Segment Open
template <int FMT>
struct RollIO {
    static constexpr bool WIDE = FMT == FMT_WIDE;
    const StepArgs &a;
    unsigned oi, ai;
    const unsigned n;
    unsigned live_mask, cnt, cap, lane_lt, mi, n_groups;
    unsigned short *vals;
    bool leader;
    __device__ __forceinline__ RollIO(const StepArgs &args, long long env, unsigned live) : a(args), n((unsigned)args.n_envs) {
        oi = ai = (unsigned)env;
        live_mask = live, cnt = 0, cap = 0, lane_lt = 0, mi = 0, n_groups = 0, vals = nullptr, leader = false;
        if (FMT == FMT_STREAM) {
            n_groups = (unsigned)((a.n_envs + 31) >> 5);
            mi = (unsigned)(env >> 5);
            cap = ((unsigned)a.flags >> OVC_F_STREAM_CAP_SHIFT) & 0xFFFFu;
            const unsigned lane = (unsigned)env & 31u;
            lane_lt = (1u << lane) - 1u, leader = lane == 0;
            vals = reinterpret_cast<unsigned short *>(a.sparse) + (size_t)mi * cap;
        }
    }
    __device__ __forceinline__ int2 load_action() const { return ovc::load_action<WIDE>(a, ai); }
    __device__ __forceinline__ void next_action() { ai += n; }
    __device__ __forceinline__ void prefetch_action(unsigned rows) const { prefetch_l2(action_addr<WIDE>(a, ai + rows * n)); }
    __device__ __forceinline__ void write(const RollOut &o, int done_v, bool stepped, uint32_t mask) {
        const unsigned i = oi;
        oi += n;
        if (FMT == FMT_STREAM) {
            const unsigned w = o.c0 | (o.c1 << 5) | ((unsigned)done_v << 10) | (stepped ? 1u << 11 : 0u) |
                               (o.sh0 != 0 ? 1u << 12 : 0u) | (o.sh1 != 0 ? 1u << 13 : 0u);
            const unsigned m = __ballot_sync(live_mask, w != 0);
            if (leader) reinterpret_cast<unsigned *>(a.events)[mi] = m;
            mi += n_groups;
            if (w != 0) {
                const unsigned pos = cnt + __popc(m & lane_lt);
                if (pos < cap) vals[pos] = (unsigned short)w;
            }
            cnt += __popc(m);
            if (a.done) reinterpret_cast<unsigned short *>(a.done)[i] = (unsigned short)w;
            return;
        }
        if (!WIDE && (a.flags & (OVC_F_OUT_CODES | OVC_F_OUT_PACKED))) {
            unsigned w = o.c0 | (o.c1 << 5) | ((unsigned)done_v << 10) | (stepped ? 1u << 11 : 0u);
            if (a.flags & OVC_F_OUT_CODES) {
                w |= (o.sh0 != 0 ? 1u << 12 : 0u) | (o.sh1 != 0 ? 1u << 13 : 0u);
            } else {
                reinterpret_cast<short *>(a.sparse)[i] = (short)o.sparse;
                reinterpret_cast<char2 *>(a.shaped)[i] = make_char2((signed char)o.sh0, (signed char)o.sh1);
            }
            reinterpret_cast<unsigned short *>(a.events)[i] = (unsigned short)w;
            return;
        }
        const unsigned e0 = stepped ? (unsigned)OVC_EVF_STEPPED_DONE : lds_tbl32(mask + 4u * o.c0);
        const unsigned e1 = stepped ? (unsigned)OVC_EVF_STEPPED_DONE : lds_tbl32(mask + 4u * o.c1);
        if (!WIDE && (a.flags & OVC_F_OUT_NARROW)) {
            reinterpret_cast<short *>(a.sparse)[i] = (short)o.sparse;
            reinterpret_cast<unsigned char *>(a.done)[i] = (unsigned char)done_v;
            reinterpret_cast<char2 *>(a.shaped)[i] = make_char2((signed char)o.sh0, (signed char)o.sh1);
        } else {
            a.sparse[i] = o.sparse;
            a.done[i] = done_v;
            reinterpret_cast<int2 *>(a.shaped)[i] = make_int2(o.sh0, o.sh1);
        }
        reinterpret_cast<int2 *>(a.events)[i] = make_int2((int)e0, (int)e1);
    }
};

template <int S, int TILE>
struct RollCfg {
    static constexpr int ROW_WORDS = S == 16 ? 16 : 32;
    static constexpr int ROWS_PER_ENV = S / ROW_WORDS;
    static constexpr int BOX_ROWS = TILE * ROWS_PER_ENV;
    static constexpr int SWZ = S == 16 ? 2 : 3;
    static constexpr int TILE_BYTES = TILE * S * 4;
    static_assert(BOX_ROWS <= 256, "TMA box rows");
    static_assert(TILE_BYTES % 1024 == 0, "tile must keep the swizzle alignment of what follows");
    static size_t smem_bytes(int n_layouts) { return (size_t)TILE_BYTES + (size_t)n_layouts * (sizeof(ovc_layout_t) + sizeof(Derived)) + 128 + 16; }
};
Segment Closed
* Task statement:
Scan the listing above for the word "vals" and copy every line that holds it.

* Answer to the problem:
    unsigned short *vals;
        live_mask = live, cnt = 0, cap = 0, lane_lt = 0, mi = 0, n_groups = 0, vals = nullptr, leader = false;
            vals = reinterpret_cast<unsigned short *>(a.sparse) + (size_t)mi * cap;
                if (pos < cap) vals[pos] = (unsigned short)w;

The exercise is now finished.